ALLOCATIONS FAMILIALES : MISE AU POINT

Publié le 21 Octobre 2014

ALLOCATIONS FAMILIALES : MISE AU POINT

QUELQUES RAPPELS DE LA POLITIQUE FAMILIALE DECIDEE EN 1946

Le gouvernement assure que les décisions qu’il veut prendre concernant la modulation des allocations familiales ne remettent pas en cause l’universalité de celles-ci, ni non plus celle de la Sécurité sociale dans son ensemble.

Tromperie.

L’universalité des allocations familiales a été conçue pour l’ensemble des français et en dehors des situations de revenus des familles.

Il faut se rappeler qu’à cette époque il fallait reconstruire la France et ce qui primait était de retrouver la croissance et le développement du pays.

Le débat de la loi du 6 aout 1946 instituant la Caisse d’allocations familiales et les nouvelles garanties aux familles furent votées à l’unanimité de l’Assemblée constituante rassemblant sur cette loi toutes les composantes politiques de l’Assemblée constituante.

C’est la commission du travail qui eut à travailler particulièrement le texte avec la présence très active du ministre du travail et de la Sécurité Sociale Ambroise Croizat.

Et il est bon de revenir sur son intervention qui permet de rappeler le contexte et les objectifs du gouvernement sur cette loi qui fut un grand événement pour le peuple de France en dotant les familles de droits en matière familiale que personne à cette époque n’osât contester tant était grande l’idée de faire des familles le socle du redressement économique, sociale, démographique du pays après les destruction de la guerre.

Des droits que l’on considérait comme inaliénables parce qu’il mettait tous les français à égalité sur une question majeure le renouvellement des générations.

Des moyens nouveaux furent mis en place à cette effet telles les allocations prénatales, les primes à la naissance, généralisation de l’allocation de salaire unique et un relèvement des allocations familiales, le tout représentant une augmentation de la masse globale d’environ 90 % ..

L’Universalité fut proclamée dans les faits.

Quelques citations de Croizat s’adressant aux députés pour présenter la loi méritent d’être soulignées et je le cite : « La tâche première a consisté à édifier une organisation capable de prendre en charge la Sécurité sociale de tous les habitants du pays. Dans cette organisation, les allocations familiales avaient naturellement leur place. On a soutenu, sans doute, qu’elles possédaient une technique qui leur était propre, qu’elles répondaient à des préoccupations démographiques et familiales qui risquaient d’être méconnues si ce système d’allocations était confondu dans l’ensemble de la Sécurité sociale. Ces réserves n’ont pas résisté à l’examen. D’une part, la technique des Allocations familiales n’est pas autre chose qu’une technique de répartition appliquée dans le domaine des assurance sociales. D’autre part, et peut être surtout, des préoccupations démographiques et familiales dominent non seulement la législation des prestations familiales, mais aussi celle de toute la Sécurité sociale ».

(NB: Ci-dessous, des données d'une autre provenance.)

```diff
@@ -630,7 +631,9 @@
       ChainNigF& g = c.nigf;
       g.enabled = 1;
       g.w3 = reinterpret_cast<const bf16_t*>(X.W(P_EV2_W)); g.b3 = X.V(P_EV2_B); g.b3_stride = 64;
-      g.evid = L.evid; g.nig_out = a->nig_out; g.targets = a->targets; g.wstats = L.stats;
+      g.evid = L.evid; g.nig_out = a->nig_out; g.targets = a->targets;
+      g.wstats = reinterpret_cast<float*>(L.dqkv); g.stats = L.stats; g.sums = L.nigsum;
+      g.arrive = reinterpret_cast<unsigned*>(L.nigsum + NIG_ARRIVE_WORD);
     }
 #ifdef MMDEER_STAMPS
     c.stamps = reinterpret_cast<unsigned long long*>(L.slab);
@@ -706,9 +709,10 @@
   };
 
   if (phase != 2) {
+  const float* const gstats = !a->targets ? nullptr : a->global_stats ? a->global_stats : plan.nig_tail ? L.nigsum : nullptr;
   if (!plan.nigfold)
-    TRY(launch_nig_bwd(L.e2, X.W(P_EV2_W), L.evid, a->targets, L.stats, a->targets ? a->global_stats : nullptr, a->g_mu, a->g_nu, a->g_alpha, a->g_beta, nullptr,
-                       L.dz2, L.part_w3, L.part_b3, a->loss_out, a->bin_counts, B, f32, X.mask_scale, cfg, plan.nwp, s));
+    TRY(launch_nig_bwd(L.e2, X.W(P_EV2_W), L.evid, a->targets, L.stats, gstats, a->g_mu, a->g_nu, a->g_alpha, a->g_beta, nullptr,
+                       L.dz2, L.part_w3, L.part_b3, a->loss_out, a->bin_counts, B, f32, X.mask_scale, cfg, s));
   if (!plan.nigfold) MARK("nig_bwd (head's last layer backward + loss gradient)");
   if (plan.bchain) {
     ChainArgs c = X.chain(n.ev1.dout, n.ev1.heads * n.ev1.N, 1, 0);
@@ -723,7 +727,7 @@
       ChainNig& g = c.nig;
       g.enabled = 1;
       g.e2 = reinterpret_cast<const bf16_t*>(L.e2); g.w3 = reinterpret_cast<const bf16_t*>(X.W(P_EV2_W)); g.evid = L.evid;
-      g.targets = a->targets; g.stats = L.stats; g.gstats = a->global_stats; g.nblk = nblk; g.nwp = plan.nwp;
+      g.targets = a->targets; g.stats = L.stats; g.gstats = gstats; g.nblk = nblk;
       g.dz2 = reinterpret_cast<bf16_t*>(L.dz2); g.partial_w = L.part_w3; g.partial_b = L.part_b3;
       g.loss_out = a->loss_out; g.bin_counts = a->bin_counts; g.mask_scale = X.mask_scale; g.cfg = cfg;
     }
@@ -869,7 +873,7 @@
   MMDEER_CHECK(batch > 0, "loss_stats: batch must be > 0 (got %d)", batch);
   const Layout L = make_layout(const_cast<void*>(workspace), nullptr, batch, compute_f32 ? 1 : 0);
   MMDEER_CHECK(workspace_bytes >= L.bytes, "loss_stats: workspace of %zu bytes is smaller than the %zu of this batch", workspace_bytes, L.bytes);
-  return launch_nig_stats_sum(L.stats, batch, out, make_plan(batch, compute_f32 ? 1 : 0, 0, false, false, false).nwp, (hipStream_t)stream);
-}
-
-}
+  return launch_nig_stats_sum(L.stats, batch, out, (hipStream_t)stream);
+}
+
+}
```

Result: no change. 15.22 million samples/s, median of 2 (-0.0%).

Croizat fixe donc les Allocations familiales dans l’ensemble de la Sécurité Sociale et relie celles-ci dans une vision d’ensemble de la protection sociale comme l’avait défini le Conseil National de la Résistance.

IL l’affirme de manière solennelle à qui elles s’adressent ; c'est-à-dire à toute la population quand il s’appuie sur les familles, et il précise le rôle des allocations familiales sur les conditions de vie et de travail : « C’est une vérité évidente qu’un plan de sécurité sociale ne peut-être efficace sans un redressement de la natalité, sans un effort de tous les instants pour donner au pays une jeunesse vigoureuse et nombreuse. D’autre part, la Sécurité sociale tout entière s’adresse avant tout aux familles. Son but est de débarrasser toutes les familles de ce souci du lendemain, de cette hantise de la misère qui pèsent si lourdement sur tous les travailleurs. Ce ne sont pas seulement les prestations familiales proprement dites, c’est l’ensemble des prestations de la Sécurité sociale, c’est l’ensemble des réalisations sanitaires et sociales qui doivent être commandées par ces préoccupations familiales qui sont et demeureront au premier plan de l’activité de tous les promoteurs de la Sécurité sociale ».

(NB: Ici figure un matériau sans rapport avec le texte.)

# menonsamir/spiral

Hardware: AMD Instinct MI355X
Metric: server ms/query + DB GB/s vs HBM roofline, 2^20 x 256B (lower is better)
Workload: dtype u32 residues, 32x32->64-bit integer MAC (two 28-bit CRT primes)

## Files before the change

### spiral_amd/csrc/host_common.h

```cpp
#pragma once
#include <hip/hip_runtime.h>

#include <algorithm>
#include <atomic>
#include <cstdarg>
#include <cstdio>
#include <cstdlib>
#include <cstring>
#include <string>
#include <vector>

#include "../../include/spiral_gpu.h"
#include "common.h"
#include "kernels.h"
#include "seed_device.h"
#include "transform_jobs.h"

namespace spiral {
namespace host {

extern thread_local std::string g_err;
extern std::atomic<uint64_t> g_pack_lane_batches;
extern std::atomic<uint64_t> g_db_export_ns;

// ... 112 lines not shown
    std::vector<void*> ptrs;
    ~Scratch() {
        for (void* p : ptrs) (void)hipFree(p);
    }
    uint64_t* get(size_t words) {
        void* p = nullptr;
        if (hipMalloc(&p, (words ? words : 1) * sizeof(uint64_t)) != hipSuccess) return nullptr;
        ptrs.push_back(p);
        return (uint64_t*)p;
    }
    uint64_t* upload(const uint64_t* host, size_t words) {
        uint64_t* d = get(words);
        if (d && hipMemcpy(d, host, words * sizeof(uint64_t), hipMemcpyHostToDevice) != hipSuccess) return nullptr;
        return d;
    }
};

inline int current_tables(DeviceTables* t) {
    int dev = 0;
    HIP_OK(hipGetDevice(&dev));
    if (tables_get(dev, t) != 0) return fail("twiddle table setup failed on device %d", dev);
    return 0;
}

struct ExpandWork {
    uint64_t* raw;
    uint64_t* g;
};
inline size_t expand_g_polys(uint32_t g, uint32_t t_exp, uint32_t t_exp_right) {
    size_t half = (size_t)1 << (g ? g - 1 : 0);
    return half * ((size_t)t_exp + 1 + t_exp_right + 1);
}

struct ExpandShard {
    uint32_t rank, g_log, j_log;
};

inline void run_expand(const DeviceTables& tb, uint64_t* cv, uint32_t g, uint32_t t_exp, const uint64_t* w_left, uint32_t t_exp_right,
                const uint64_t* w_right, uint32_t max_bits_right, uint32_t stopround, const ExpandWork& wk, hipStream_t st,
                const uint64_t* query = nullptr,
                uint32_t r_begin = 0, uint32_t r_end = 0xffffffffu,
                const ExpandShard& shard = ExpandShard{},
                uint32_t parity = 3,
                const Lanes& lanes = Lanes{}) {
    auto odd_count = [&](uint32_t r) {
        const uint32_t num_in = 1u << r;
        if (stopround > 0 && r > stopround) return 0u;
        if (stopround > 0 && r == stopround) return std::min(num_in, max_bits_right + 1);
        return num_in;
    };
    for (uint32_t r = r_begin; r < std::min(r_end, g); r++) {
        const uint32_t num_in = 1u << r;
        const uint32_t t = (kN >> r) + 1;
        uint32_t cnt_even = (parity & 1u) ? num_in : 0u, cnt_odd = (parity & 2u) ? odd_count(r) : 0u;
        if (cnt_even + cnt_odd == 0) continue;
        ExpandActive act{};
        if (shard.g_log) {
            if (r > shard.j_log && cnt_even) {
                cnt_even = 1u << shard.j_log;
                act.e_off = (shard.rank & ((1u << (r - shard.j_log)) - 1u)) << shard.j_log;
            }
            if (r >= shard.g_log) {
                const uint32_t G = 1u << shard.g_log;
                cnt_odd = cnt_odd > shard.rank ? (cnt_odd - shard.rank + G - 1u) / G : 0u;
                act.o_stride_m1 = G - 1u;
                act.o_off = shard.rank;
            }
        }
        const uint32_t cnt = cnt_even + cnt_odd;
        InvParams ip{};
        ip.dst = wk.raw;
        ip.src_map = ip.dst_map = identity_map();
        ip.cv = cv;
        ip.neg1 = tb.neg1 + (size_t)r * kN;
        ip.neg1s = tb.neg1s + (size_t)r * kN;
        ip.num_in = num_in;
        ip.cnt_e = cnt_even;
        ip.act = act;
        ip.auto_t = t;
        ip.create_here = r == 0;
        ip.query = query;
        ip.lanes = lanes;
        launch_ntt_inverse_expand(tb, ip, 2 * cnt, st);
        FwdParams fp{};
        fp.src = wk.raw;
        fp.dst = wk.g;
        fp.src_map = fp.dst_map = identity_map();
        fp.n_digits = 1;
        fp.cnt_e = cnt_even;
        fp.t_e = t_exp;
        fp.t_o = t_exp_right;
        fp.lanes = lanes;
        launch_ntt_forward(tb, fp, LD_EXPAND, ST_PK, cnt_even * t_exp + cnt_odd * t_exp_right, st);
        ExpandMacParams mp{};
        mp.cv = cv;
        mp.w_e = w_left + (size_t)r * 2 * t_exp * kN;
        mp.w_o = w_right + (size_t)r * 2 * t_exp_right * kN;
        mp.g = wk.g;
        mp.a1 = wk.raw;
        mp.cnt_e = cnt_even;
        mp.cnt_o = cnt_odd;
        mp.act = act;
        mp.t_e = t_exp;
        mp.t_o = t_exp_right;
        if (r + 1 < g) {
            mp.neg1n = tb.neg1 + (size_t)(r + 1) * kN;
            mp.neg1ns = tb.neg1s + (size_t)(r + 1) * kN;
            mp.next_num_in = 2 * num_in;
            mp.next_cnt_o = odd_count(r + 1);
        }
        mp.lanes = lanes;
        launch_expand_mac_round(mp, st);
    }
}
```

Pour encore dire cette universalité de toutes les branches de la Sécurité sociale Croizat va au bout de son raisonnement : « c’est de ce point de vue surtout que la loi que vous discutez aujourd’hui marque une étape nouvelle. Elle consacre, en effet formellement, le caractère de charge nationale de l’ensemble des prestations familiales. Elle affirme le droit de toutes les familles, sans distinction, au bénéfice des prestations familiales. Comme la Sécurité sociale, les prestations familiales doivent s’étendre à toute la population du pays. C’est la règle nouvelle qui est aujourd’hui posée ».

Voilà clairement posé l’ensemble de la Sécurité sociale tel que l’ont déterminé ceux qui en ont été à l’origine et en particulier Ambroise Croizat.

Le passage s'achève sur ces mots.